TASK TO COMPLETE » Filter the records, keeping every line that has the string "kDepth".

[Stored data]
+constexpr int kProbeBins = 64, kProbeBinShift = 6;
+enum RefineProbeQty { kQConsumerAdd, kQConsumerBarrier, kQProducerFetch, kQProducerClassify, kQProducerBarrier, kProbeQty };
+constexpr int kProbeWords = 5;
+struct RefineProbe {
+    long long fetch, work, wait;
+    int chunks;
+    uint32_t sink;
+    uint32_t *hist;
+    __device__ __forceinline__ void bin(int q, uint32_t cycles, int lane) const
+    {
+        if (lane == 0) atomicAdd(&hist[q * kProbeBins + min(cycles >> kProbeBinShift, (uint32_t)kProbeBins - 1)], 1u);
+    }
+};
+template <RefineMode M>
+__device__ __forceinline__ uint32_t probe_clock() { return M == RefineMode::kProbe ? (uint32_t)clock() : 0u; }
+
 struct RefineSum { double acc; int hits; };
-template <int NB, int W>
-__device__ __forceinline__ RefineSum gc_refine_consume(int lane, int n_blocks, int n_chunks, RefineShared<W> &sh)
+template <int NB, int W, RefineMode M>
+__device__ __forceinline__ RefineSum gc_refine_consume(int lane, int n_blocks, int n_chunks, RefineShared<W> &sh, RefineProbe &pr)
 {
     constexpr int P = W - 1;
     constexpr int STEP = refine_step(NB), ROW = refine_row(NB);
+    constexpr int CG = STEP < 8 ? STEP : 8;
     const int my_bucket = (lane >> 1) & 7, my_comp = lane & 1;
     double a = 0.0;
     int h = 0;
+    uint32_t t0 = probe_clock<M>();
     refine_chunk_barrier<W>();
+    if constexpr (M == RefineMode::kProbe) {
+        const uint32_t t = probe_clock<M>();
+        pr.wait += t - t0;
+        t0 = t;
+    }
     for (int c = 1; c <= n_chunks; c++) {
-        const int first = (c - 1) * P;
-        for (int j = 0; j < P && first + j < n_blocks; j++) {
-            const RefineSlot &slot = sh.slot[(c - 1) & 1][j];
-            const int n_mine = (lane < 16 && my_bucket < NB) ? slot.count[my_bucket] : 0;
-            const double *col = reinterpret_cast<const double *>(slot.q + (my_bucket < NB ? my_bucket : 0) * ROW) + my_comp;
-            const int n_pad = (n_mine + STEP - 1) / STEP * STEP;
-            for (int j0 = 0; j0 < n_pad; j0 += STEP) {
-                double v[STEP];
-#pragma unroll
-                for (int i = 0; i < STEP; i++) v[i] = col[2 * (j0 + i)];
-#pragma unroll
-                for (int i = 0; i < STEP; i++) a += v[i];
-            }
-            h += n_mine;
-        }
-        refine_chunk_barrier<W>();
+        const RefineSlot *slot = sh.slot[(c - 1) & 1];
+        const int in_chunk = min(P, n_blocks - (c - 1) * P);
+        int g_lo[P], g_hi[P], n_groups = 0;
+#pragma unroll
+        for (int j = 0; j < P; j++) {
+            const int n = (j < in_chunk && lane < 16 && my_bucket < NB) ? slot[j].count[my_bucket] : 0;
+            h += n;
+            g_lo[j] = n_groups;
+            n_groups += (n + STEP - 1) / STEP * (STEP / CG);
+            g_hi[j] = n_groups;
+        }
+        const double *col = reinterpret_cast<const double *>(slot[0].q + (my_bucket < NB ? my_bucket : 0) * ROW) + my_comp;
+        auto group = [&](int g) {
+            const double *at = col;
+#pragma unroll
+            for (int j = 0; j < P; j++)
+                if (g >= g_lo[j] && g < g_hi[j]) at = col + j * (int)(sizeof(RefineSlot) / sizeof(double)) + 2 * CG * (g - g_lo[j]);
+            return at;
+        };
+        double v[CG];
+        const double *at = group(0);
+#pragma unroll
+        for (int i = 0; i < CG; i++) v[i] = at[2 * i];
+        for (int g = 0; g < n_groups; g++) {
+            double w[CG];
+            at = group(g + 1);
+#pragma unroll
+            for (int i = 0; i < CG; i++) w[i] = at[2 * i];
+#pragma unroll
+            for (int i = 0; i < CG; i++) a += v[i];
+#pragma unroll
+            for (int i = 0; i < CG; i++) v[i] = w[i];
+        }
+        if constexpr (M == RefineMode::kProbe) {
+            pr.sink ^= (uint32_t)__double_as_longlong(a);
+            const uint32_t t1 = probe_clock<M>();
+            refine_chunk_barrier<W>();
+            const uint32_t t2 = probe_clock<M>();
+            pr.work += t1 - t0;
+            pr.wait += t2 - t1;
+            pr.chunks++;
+            pr.bin(kQConsumerAdd, t1 - t0, lane);
+            pr.bin(kQConsumerBarrier, t2 - t1, lane);
+            t0 = t2;
+        } else {
+            refine_chunk_barrier<W>();
+        }
     }
     return RefineSum{a, h};
 }
 
-template <int COUNT, int W>
+template <int COUNT, int W, RefineMode M>
 __device__ __forceinline__ void gc_refine_pass(int warp, int lane, int n_frames, int n_blocks, const double2 *__restrict__ rec,
-                                               const uint32_t *__restrict__ mask, RefineShared<W> &sh, double &acc, int &hits)
+                                               const uint32_t *__restrict__ mask, RefineShared<W> &sh, double &acc, int &hits,
+                                               RefineProbe &pr)
 {
     constexpr int NB = COUNT > 0 ? COUNT : 1;
     constexpr int P = W - 1;
@@ -255,7 +312,8 @@
             if (f < n_frames) r = rec[f];
         }
     };
-    auto stage = [&](int b, double2 r, uint32_t okbits, RefineSlot &slot) {
+    struct Picked { bool ok; int pick; uint32_t mine; };
+    auto classify = [&](int b, double2 r, uint32_t okbits, RefineSlot &slot) {
         const bool ok = ((okbits >> lane) & 1u) && (b * 32 + lane < n_frames);
         int pick = 0;
         if (COUNT > 1) {
@@ -281,6 +339,12 @@
         }
         if (lane < NB) slot.count[lane] = 0;
         const uint32_t mine = __match_any_sync(0xFFFFFFFFu, ok ? pick : NB);
+        return Picked{ok, pick, mine};
+    };
+    auto enqueue = [&](Picked k, double2 r, RefineSlot &slot) {
+        const bool ok = k.ok;
+        const int pick = k.pick;
+        const uint32_t mine = k.mine;
         __syncwarp();
         if (ok) {
             const int rank = __popc(mine & lanes_below);
@@ -298,39 +362,62 @@
     };
     acc = 0.0;
     hits = 0;
-    constexpr int kDepth = 4;
+    constexpr int kDepth = 2;
     double2 ring_r[kDepth];
     uint32_t ring_ok[kDepth];
 #pragma unroll
     for (int k = 0; k < kDepth; k++) fetch(p + k * P, ring_r[k], ring_ok[k]);
 
     if (warp == 0) {
-        const RefineSum sum = gc_refine_consume<NB, W>(lane, n_blocks, n_chunks, sh);
+        const RefineSum sum = gc_refine_consume<NB, W, M>(lane, n_blocks, n_chunks, sh, pr);
         acc = sum.acc;
         hits = sum.hits;
         return;
     }
+    uint32_t t0 = probe_clock<M>();
     for (int c0 = 0; c0 <= n_chunks; c0 += kDepth) {
 #pragma unroll
         for (int k = 0; k < kDepth; k++) {
             const int c = c0 + k;
             if (c > n_chunks) break;
             const int b = c * P + p;
-            if (b < n_blocks) stage(b, ring_r[k], ring_ok[k], sh.slot[c & 1][p]);
+            uint32_t t1 = 0, t2 = 0;
+            if constexpr (M == RefineMode::kProbe) {
+                pr.sink ^= ring_ok[k] ^ (uint32_t)__double_as_longlong(ring_r[k].x) ^ (uint32_t)__double_as_longlong(ring_r[k].y);
+                t1 = probe_clock<M>();
+            }
+            const double2 r = ring_r[k];
+            const uint32_t okbits = ring_ok[k];
             fetch(b + kDepth * P, ring_r[k], ring_ok[k]);
+            if (b < n_blocks) enqueue(classify(b, r, okbits, sh.slot[c & 1][p]), r, sh.slot[c & 1][p]);
+            if constexpr (M == RefineMode::kProbe) t2 = probe_clock<M>();
             refine_chunk_barrier<W>();
-        }
-    }
-}
-
-template <int W, bool kTap>
+            if constexpr (M == RefineMode::kProbe) {
+                const uint32_t t3 = probe_clock<M>();
+                pr.fetch += t1 - t0;
+                pr.work += t2 - t1;
+                pr.wait += t3 - t2;
+                pr.chunks++;
+                pr.bin(kQProducerFetch, t1 - t0, lane);
+                pr.bin(kQProducerClassify, t2 - t1, lane);
+                pr.bin(kQProducerBarrier, t3 - t2, lane);
+                t0 = t3;
+            }
+        }
+    }
+}
+
+template <int W, RefineMode M>
 __device__ __forceinline__ void gc_coef_refine(GcChannelTable tab, const double2 *__restrict__ records,
                                                const uint32_t *__restrict__ accept_mask, int16_t *__restrict__ coefs_out,
-                                               double *__restrict__ tap_cent, int32_t *__restrict__ tap_hits)
+                                               double *__restrict__ tap_cent, int32_t *__restrict__ tap_hits,
+                                               long long *__restrict__ probe_sums, uint32_t *__restrict__ probe_hist)
 {
     extern __shared__ __align__(16) unsigned char refine_smem[];
     RefineShared<W> &sh = *reinterpret_cast<RefineShared<W> *>(refine_smem);
     constexpr int kRefineProducers = W - 1;
+    constexpr bool kTap = M == RefineMode::kTap;
+    RefineProbe pr{0, 0, 0, 0, 0, reinterpret_cast<uint32_t *>(refine_smem + sizeof(RefineShared<W>))};
 
     const int warp = threadIdx.x >> 5, lane = threadIdx.x & 31;
     const int ch = blockIdx.x;
@@ -344,6 +431,8 @@
 
     if (threadIdx.x < 8) { best[threadIdx.x][0] = 1.0; best[threadIdx.x][1] = 0.0; best[threadIdx.x][2] = 0.0; }
     if (threadIdx.x < 2 * kRefineProducers * 8) sh.slot[threadIdx.x / (kRefineProducers * 8)][(threadIdx.x / 8) % kRefineProducers].count[threadIdx.x & 7] = 0;
+    if constexpr (M == RefineMode::kProbe)
+        for (int i = threadIdx.x; i < kProbeQty * kProbeBins; i += W * 32) pr.hist[i] = 0;
     __syncthreads();
 
     int count = 1;
@@ -366,10 +455,10 @@
         __syncthreads();
         double acc;
         int hits;
-        if (pass == 0) gc_refine_pass<0, W>(warp, lane, n_frames, n_blocks, rec, mask, sh, acc, hits);
-        else if (count == 2) gc_refine_pass<2, W>(warp, lane, n_frames, n_blocks, rec, mask, sh, acc, hits);
-        else if (count == 4) gc_refine_pass<4, W>(warp, lane, n_frames, n_blocks, rec, mask, sh, acc, hits);
-        else gc_refine_pass<8, W>(warp, lane, n_frames, n_blocks, rec, mask, sh, acc, hits);
+        if (pass == 0) gc_refine_pass<0, W, M>(warp, lane, n_frames, n_blocks, rec, mask, sh, acc, hits, pr);
+        else if (count == 2) gc_refine_pass<2, W, M>(warp, lane, n_frames, n_blocks, rec, mask, sh, acc, hits, pr);
+        else if (count == 4) gc_refine_pass<4, W, M>(warp, lane, n_frames, n_blocks, rec, mask, sh, acc, hits, pr);
+        else gc_refine_pass<8, W, M>(warp, lane, n_frames, n_blocks, rec, mask, sh, acc, hits, pr);
 
         if (warp == 0) {
             double mean;
@@ -394,6 +483,23 @@
             }
         }
         __syncthreads();
+        if constexpr (M == RefineMode::kProbe) {
+            if (lane == 0) {
+                long long *o = probe_sums + (((int64_t)ch * 7 + pass) * W + warp) * kProbeWords;
+                o[0] = pr.fetch;
+                o[1] = pr.work;
+                o[2] = pr.wait;
+                o[3] = pr.chunks;
+                o[4] = pr.sink;
+            }
+            pr.fetch = pr.work = pr.wait = 0;
+            pr.chunks = 0;
+            for (int i = threadIdx.x; i < kProbeQty * kProbeBins; i += W * 32) {
+                const uint32_t v = pr.hist[i];
+                if (v) atomicAdd(&probe_hist[pass * kProbeQty * kProbeBins + i], v);
+                pr.hist[i] = 0;
+            }
+        }
     }
 
     if (threadIdx.x < 16) coefs_out[(int64_t)ch * 16 + threadIdx.x] = gc_quantise_coef(best[threadIdx.x >> 1][1 + (threadIdx.x & 1)]);
@@ -404,7 +510,7 @@
 gc_coef_refine_kernel(GcChannelTable tab, const double2 *__restrict__ records, const uint32_t *__restrict__ accept_mask,
                       int16_t *__restrict__ coefs_out)
 {
-    gc_coef_refine<W, false>(tab, records, accept_mask, coefs_out, nullptr, nullptr);
+    gc_coef_refine<W, RefineMode::kPlain>(tab, records, accept_mask, coefs_out, nullptr, nullptr, nullptr, nullptr);
 }
 
 template <int W>
@@ -412,7 +518,15 @@
 gc_coef_refine_tap_kernel(GcChannelTable tab, const double2 *__restrict__ records, const uint32_t *__restrict__ accept_mask,
                           int16_t *__restrict__ coefs_out, double *__restrict__ tap_cent, int32_t *__restrict__ tap_hits)
 {
-    gc_coef_refine<W, true>(tab, records, accept_mask, coefs_out, tap_cent, tap_hits);
+    gc_coef_refine<W, RefineMode::kTap>(tab, records, accept_mask, coefs_out, tap_cent, tap_hits, nullptr, nullptr);
+}
+
+template <int W>
+__global__ void __launch_bounds__(W * 32, W == 4 ? 8 : 3)
+gc_coef_refine_probe_kernel(GcChannelTable tab, const double2 *__restrict__ records, const uint32_t *__restrict__ accept_mask,
+                            int16_t *__restrict__ coefs_out, long long *__restrict__ probe_sums, uint32_t *__restrict__ probe_hist)
+{
+    gc_coef_refine<W, RefineMode::kProbe>(tab, records, accept_mask, coefs_out, nullptr, nullptr, probe_sums, probe_hist);
 }
 
 void launch_gc_coef_frames(const int16_t *pcm, const GcChannelTable &tab, double2 *records, uint32_t *mask,
@@ -436,13 +550,7 @@
         wide_limit = 0;
         if (const char *env = std::getenv("VGB_REFINE_WIDE_LIMIT")) wide_limit = std::atoi(env);
     }
-    if (tab.n_channels <= wide_limit) {
-        raise_dynamic_smem(gc_coef_refine_kernel<8>, sizeof(RefineShared<8>));
-        gc_coef_refine_kernel<8><<<tab.n_channels, 8 * 32, sizeof(RefineShared<8>), stream>>>(tab, records, mask, coefs_out);
-    } else {
-        raise_dynamic_smem(gc_coef_refine_kernel<4>, sizeof(RefineShared<4>));
-        gc_coef_refine_kernel<4><<<tab.n_channels, 4 * 32, sizeof(RefineShared<4>), stream>>>(tab, records, mask, coefs_out);
-    }
+    launch_gc_coef_refine_width(tab, records, mask, coefs_out, tab.n_channels <= wide_limit ? 8 : 4, stream);
 }
 
 void launch_gc_coef_refine_tap(const GcChannelTable &tab, const double2 *records, const uint32_t *mask, int16_t *coefs_out,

RESPONSE AREA »
-    constexpr int kDepth = 4;
+    constexpr int kDepth = 2;
     double2 ring_r[kDepth];
     uint32_t ring_ok[kDepth];
     for (int k = 0; k < kDepth; k++) fetch(p + k * P, ring_r[k], ring_ok[k]);
     for (int c0 = 0; c0 <= n_chunks; c0 += kDepth) {
         for (int k = 0; k < kDepth; k++) {
             fetch(b + kDepth * P, ring_r[k], ring_ok[k]);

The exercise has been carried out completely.